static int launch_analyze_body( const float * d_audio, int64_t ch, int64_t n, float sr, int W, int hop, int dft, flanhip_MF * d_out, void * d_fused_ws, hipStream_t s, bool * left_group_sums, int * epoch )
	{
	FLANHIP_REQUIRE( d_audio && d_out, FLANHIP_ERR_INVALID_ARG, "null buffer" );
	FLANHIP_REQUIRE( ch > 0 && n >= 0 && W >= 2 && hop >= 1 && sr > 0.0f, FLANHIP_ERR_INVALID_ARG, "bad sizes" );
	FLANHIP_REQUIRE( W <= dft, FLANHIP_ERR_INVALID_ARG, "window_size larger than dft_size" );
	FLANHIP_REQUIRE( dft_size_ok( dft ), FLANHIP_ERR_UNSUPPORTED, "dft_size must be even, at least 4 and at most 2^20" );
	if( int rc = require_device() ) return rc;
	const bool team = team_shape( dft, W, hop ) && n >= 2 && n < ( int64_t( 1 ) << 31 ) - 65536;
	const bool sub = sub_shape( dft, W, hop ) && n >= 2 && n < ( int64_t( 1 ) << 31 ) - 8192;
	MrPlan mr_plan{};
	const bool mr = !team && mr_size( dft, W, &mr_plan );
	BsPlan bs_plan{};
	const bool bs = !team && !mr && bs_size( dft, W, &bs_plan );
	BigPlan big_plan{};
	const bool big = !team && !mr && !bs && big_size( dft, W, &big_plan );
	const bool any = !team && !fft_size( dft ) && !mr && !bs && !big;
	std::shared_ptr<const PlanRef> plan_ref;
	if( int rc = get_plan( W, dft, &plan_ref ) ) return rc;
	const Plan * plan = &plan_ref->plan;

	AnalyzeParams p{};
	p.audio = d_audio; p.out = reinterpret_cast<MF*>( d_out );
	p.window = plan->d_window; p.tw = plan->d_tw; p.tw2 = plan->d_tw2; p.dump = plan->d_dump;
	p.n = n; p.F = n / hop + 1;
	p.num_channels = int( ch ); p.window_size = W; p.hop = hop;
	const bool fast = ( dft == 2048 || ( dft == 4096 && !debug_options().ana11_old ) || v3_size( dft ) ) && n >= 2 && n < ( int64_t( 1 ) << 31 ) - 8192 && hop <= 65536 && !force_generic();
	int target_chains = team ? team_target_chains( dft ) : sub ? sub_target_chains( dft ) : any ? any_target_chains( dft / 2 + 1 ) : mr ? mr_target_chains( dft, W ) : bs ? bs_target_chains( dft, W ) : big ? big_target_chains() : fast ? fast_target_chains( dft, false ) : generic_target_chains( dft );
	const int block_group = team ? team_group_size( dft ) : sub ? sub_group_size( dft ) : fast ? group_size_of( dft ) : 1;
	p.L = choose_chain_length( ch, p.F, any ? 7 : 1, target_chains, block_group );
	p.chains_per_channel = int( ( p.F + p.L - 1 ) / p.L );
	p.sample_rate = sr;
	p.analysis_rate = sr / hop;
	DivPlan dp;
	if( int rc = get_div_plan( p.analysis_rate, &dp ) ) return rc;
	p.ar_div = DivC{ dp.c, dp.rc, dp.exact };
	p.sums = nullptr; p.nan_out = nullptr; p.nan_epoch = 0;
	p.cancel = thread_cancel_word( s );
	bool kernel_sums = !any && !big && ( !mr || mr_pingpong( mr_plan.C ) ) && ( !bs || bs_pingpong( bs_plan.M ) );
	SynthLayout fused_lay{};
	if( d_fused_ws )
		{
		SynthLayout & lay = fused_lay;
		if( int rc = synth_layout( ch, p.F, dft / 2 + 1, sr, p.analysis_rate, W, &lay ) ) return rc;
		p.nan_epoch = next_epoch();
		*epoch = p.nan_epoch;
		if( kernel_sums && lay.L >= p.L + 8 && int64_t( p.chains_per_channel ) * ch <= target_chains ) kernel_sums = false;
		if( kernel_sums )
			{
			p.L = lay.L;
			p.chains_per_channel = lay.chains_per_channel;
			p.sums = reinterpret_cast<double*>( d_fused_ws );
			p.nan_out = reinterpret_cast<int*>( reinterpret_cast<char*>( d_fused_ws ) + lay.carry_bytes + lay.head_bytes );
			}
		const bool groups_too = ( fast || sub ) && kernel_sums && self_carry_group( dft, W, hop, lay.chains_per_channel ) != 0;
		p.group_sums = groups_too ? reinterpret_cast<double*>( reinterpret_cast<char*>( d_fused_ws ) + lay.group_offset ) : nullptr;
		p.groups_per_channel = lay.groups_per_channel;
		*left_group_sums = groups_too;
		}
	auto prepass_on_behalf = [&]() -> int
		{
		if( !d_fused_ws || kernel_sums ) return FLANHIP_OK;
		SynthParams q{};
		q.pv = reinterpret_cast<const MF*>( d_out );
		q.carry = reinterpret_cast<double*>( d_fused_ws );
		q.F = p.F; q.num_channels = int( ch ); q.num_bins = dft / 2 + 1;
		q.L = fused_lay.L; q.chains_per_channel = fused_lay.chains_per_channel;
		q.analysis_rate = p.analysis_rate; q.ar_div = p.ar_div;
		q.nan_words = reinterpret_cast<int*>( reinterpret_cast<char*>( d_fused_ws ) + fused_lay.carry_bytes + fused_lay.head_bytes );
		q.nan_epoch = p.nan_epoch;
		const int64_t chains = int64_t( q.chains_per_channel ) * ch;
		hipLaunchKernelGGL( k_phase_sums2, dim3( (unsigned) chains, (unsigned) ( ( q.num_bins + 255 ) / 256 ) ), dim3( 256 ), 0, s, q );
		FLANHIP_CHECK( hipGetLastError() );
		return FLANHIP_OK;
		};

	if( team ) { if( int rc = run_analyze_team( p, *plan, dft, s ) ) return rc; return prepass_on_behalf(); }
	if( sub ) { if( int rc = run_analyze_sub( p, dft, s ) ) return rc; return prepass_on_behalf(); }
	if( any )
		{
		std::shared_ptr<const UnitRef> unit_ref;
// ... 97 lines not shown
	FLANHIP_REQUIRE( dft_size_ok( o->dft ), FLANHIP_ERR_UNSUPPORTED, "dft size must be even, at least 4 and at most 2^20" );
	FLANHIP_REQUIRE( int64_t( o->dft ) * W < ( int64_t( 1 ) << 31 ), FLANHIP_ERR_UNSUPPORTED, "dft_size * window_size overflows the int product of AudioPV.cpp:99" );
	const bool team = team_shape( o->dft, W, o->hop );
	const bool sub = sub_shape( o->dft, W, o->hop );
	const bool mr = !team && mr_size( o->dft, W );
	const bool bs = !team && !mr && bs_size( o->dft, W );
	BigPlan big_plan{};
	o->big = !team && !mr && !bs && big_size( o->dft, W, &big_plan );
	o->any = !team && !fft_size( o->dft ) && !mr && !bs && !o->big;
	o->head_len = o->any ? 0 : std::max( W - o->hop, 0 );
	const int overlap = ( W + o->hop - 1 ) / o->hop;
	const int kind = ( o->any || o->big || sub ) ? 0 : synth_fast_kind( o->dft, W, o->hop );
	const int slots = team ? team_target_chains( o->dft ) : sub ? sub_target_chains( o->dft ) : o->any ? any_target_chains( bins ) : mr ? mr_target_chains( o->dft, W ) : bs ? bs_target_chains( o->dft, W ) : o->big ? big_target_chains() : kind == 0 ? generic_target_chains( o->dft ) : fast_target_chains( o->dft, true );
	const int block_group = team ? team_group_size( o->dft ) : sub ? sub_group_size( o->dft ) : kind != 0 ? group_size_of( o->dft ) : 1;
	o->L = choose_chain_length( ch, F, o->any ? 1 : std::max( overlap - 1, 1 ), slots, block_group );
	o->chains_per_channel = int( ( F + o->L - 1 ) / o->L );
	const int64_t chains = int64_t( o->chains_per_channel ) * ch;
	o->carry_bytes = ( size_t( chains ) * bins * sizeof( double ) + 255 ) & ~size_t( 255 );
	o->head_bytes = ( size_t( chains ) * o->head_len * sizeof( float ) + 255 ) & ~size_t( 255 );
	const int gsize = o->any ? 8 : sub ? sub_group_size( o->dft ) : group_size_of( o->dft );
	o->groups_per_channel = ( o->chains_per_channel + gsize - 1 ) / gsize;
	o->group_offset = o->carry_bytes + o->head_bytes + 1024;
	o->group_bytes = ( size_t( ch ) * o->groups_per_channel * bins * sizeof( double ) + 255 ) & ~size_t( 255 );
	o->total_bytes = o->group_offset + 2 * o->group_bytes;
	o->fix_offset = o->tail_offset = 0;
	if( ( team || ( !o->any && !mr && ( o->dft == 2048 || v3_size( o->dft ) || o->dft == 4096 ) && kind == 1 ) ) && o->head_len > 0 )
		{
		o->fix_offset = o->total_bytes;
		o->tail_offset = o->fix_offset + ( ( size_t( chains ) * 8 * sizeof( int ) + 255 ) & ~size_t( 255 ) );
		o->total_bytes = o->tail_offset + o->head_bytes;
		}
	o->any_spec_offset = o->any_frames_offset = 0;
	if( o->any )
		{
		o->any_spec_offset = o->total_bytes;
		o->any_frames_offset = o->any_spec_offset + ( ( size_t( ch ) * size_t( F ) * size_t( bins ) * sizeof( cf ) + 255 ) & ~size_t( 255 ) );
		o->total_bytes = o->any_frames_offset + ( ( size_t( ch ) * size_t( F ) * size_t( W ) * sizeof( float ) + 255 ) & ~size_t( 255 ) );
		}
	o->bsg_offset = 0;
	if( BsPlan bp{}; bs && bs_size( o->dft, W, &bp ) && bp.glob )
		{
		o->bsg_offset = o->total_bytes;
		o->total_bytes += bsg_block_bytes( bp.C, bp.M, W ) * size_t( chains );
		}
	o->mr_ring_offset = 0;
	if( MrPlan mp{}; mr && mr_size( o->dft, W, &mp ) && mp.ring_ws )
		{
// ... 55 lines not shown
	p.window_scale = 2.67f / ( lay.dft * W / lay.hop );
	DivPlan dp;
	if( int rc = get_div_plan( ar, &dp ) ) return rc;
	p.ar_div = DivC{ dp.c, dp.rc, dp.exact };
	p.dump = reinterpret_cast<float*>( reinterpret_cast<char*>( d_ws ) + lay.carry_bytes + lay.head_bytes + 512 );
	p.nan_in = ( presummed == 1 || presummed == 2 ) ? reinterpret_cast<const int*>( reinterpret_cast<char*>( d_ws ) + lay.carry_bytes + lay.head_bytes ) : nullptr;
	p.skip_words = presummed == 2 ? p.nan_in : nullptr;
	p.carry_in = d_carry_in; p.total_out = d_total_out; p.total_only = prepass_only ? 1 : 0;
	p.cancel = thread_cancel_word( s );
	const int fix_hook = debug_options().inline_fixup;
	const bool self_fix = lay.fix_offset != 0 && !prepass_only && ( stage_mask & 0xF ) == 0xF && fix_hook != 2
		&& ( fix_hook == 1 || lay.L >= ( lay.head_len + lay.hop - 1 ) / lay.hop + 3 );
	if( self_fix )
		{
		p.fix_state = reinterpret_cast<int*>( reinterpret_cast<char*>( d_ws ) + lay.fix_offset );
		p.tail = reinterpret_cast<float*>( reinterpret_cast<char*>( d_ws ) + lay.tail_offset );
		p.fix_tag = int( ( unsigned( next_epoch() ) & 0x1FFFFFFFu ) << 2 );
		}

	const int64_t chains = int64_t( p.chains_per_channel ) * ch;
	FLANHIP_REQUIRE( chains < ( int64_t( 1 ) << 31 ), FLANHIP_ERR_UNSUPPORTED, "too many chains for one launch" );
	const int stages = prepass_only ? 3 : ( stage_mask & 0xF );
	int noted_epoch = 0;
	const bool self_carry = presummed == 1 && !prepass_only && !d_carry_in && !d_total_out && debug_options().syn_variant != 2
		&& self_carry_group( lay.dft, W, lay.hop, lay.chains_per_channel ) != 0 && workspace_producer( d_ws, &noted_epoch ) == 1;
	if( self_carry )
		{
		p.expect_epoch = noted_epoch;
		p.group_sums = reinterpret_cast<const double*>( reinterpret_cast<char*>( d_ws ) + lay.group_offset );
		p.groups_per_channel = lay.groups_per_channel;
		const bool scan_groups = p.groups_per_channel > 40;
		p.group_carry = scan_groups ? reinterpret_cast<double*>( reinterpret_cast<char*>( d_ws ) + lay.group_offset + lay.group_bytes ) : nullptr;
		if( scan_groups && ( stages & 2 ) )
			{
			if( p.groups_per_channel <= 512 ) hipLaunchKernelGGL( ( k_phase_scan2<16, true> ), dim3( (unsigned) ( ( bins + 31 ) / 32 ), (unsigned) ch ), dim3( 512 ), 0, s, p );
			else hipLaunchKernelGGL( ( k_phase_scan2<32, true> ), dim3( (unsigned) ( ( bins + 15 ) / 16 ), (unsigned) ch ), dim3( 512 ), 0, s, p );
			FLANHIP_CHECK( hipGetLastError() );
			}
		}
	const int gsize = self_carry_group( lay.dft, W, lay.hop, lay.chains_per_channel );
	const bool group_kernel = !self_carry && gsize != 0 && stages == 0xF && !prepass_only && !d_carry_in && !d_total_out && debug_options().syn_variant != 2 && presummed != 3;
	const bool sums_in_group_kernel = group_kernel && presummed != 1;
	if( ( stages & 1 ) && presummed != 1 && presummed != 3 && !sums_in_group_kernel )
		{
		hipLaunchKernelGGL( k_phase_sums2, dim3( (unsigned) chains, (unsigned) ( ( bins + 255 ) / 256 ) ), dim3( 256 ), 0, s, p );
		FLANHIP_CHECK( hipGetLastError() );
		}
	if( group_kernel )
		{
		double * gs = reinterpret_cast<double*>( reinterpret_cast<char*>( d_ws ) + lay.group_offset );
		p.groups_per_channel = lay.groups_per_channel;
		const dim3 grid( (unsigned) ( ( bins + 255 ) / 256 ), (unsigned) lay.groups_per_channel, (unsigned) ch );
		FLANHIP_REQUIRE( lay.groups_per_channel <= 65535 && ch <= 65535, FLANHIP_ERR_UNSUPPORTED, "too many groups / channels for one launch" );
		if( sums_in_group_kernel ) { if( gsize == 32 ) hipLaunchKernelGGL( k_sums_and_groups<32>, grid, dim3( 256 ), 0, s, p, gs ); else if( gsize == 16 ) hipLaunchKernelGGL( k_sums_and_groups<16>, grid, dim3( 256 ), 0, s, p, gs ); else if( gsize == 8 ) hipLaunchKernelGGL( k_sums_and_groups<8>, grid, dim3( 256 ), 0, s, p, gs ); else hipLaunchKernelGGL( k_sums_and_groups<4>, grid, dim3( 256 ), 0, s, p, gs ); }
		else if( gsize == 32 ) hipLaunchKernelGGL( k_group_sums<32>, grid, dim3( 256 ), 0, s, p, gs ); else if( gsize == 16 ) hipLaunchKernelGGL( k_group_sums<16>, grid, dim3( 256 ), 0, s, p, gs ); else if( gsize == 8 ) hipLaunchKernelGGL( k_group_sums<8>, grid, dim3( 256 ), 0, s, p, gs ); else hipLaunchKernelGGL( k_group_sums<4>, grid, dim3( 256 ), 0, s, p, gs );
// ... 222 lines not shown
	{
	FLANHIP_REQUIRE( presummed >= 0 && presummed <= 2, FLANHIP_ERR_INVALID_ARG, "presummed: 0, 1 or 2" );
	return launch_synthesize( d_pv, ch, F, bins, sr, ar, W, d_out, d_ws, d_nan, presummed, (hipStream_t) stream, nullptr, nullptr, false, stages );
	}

..............................

What you return should be the lines from the beginning of the records through the one that contains "p.num_channels = int( ch", repeated exactly and with no additions.

static int launch_analyze_body( const float * d_audio, int64_t ch, int64_t n, float sr, int W, int hop, int dft, flanhip_MF * d_out, void * d_fused_ws, hipStream_t s, bool * left_group_sums, int * epoch )
	{
	FLANHIP_REQUIRE( d_audio && d_out, FLANHIP_ERR_INVALID_ARG, "null buffer" );
	FLANHIP_REQUIRE( ch > 0 && n >= 0 && W >= 2 && hop >= 1 && sr > 0.0f, FLANHIP_ERR_INVALID_ARG, "bad sizes" );
	FLANHIP_REQUIRE( W <= dft, FLANHIP_ERR_INVALID_ARG, "window_size larger than dft_size" );
	FLANHIP_REQUIRE( dft_size_ok( dft ), FLANHIP_ERR_UNSUPPORTED, "dft_size must be even, at least 4 and at most 2^20" );
	if( int rc = require_device() ) return rc;
	const bool team = team_shape( dft, W, hop ) && n >= 2 && n < ( int64_t( 1 ) << 31 ) - 65536;
	const bool sub = sub_shape( dft, W, hop ) && n >= 2 && n < ( int64_t( 1 ) << 31 ) - 8192;
	MrPlan mr_plan{};
	const bool mr = !team && mr_size( dft, W, &mr_plan );
	BsPlan bs_plan{};
	const bool bs = !team && !mr && bs_size( dft, W, &bs_plan );
	BigPlan big_plan{};
	const bool big = !team && !mr && !bs && big_size( dft, W, &big_plan );
	const bool any = !team && !fft_size( dft ) && !mr && !bs && !big;
	std::shared_ptr<const PlanRef> plan_ref;
	if( int rc = get_plan( W, dft, &plan_ref ) ) return rc;
	const Plan * plan = &plan_ref->plan;

	AnalyzeParams p{};
	p.audio = d_audio; p.out = reinterpret_cast<MF*>( d_out );
	p.window = plan->d_window; p.tw = plan->d_tw; p.tw2 = plan->d_tw2; p.dump = plan->d_dump;
	p.n = n; p.F = n / hop + 1;
	p.num_channels = int( ch ); p.window_size = W; p.hop = hop;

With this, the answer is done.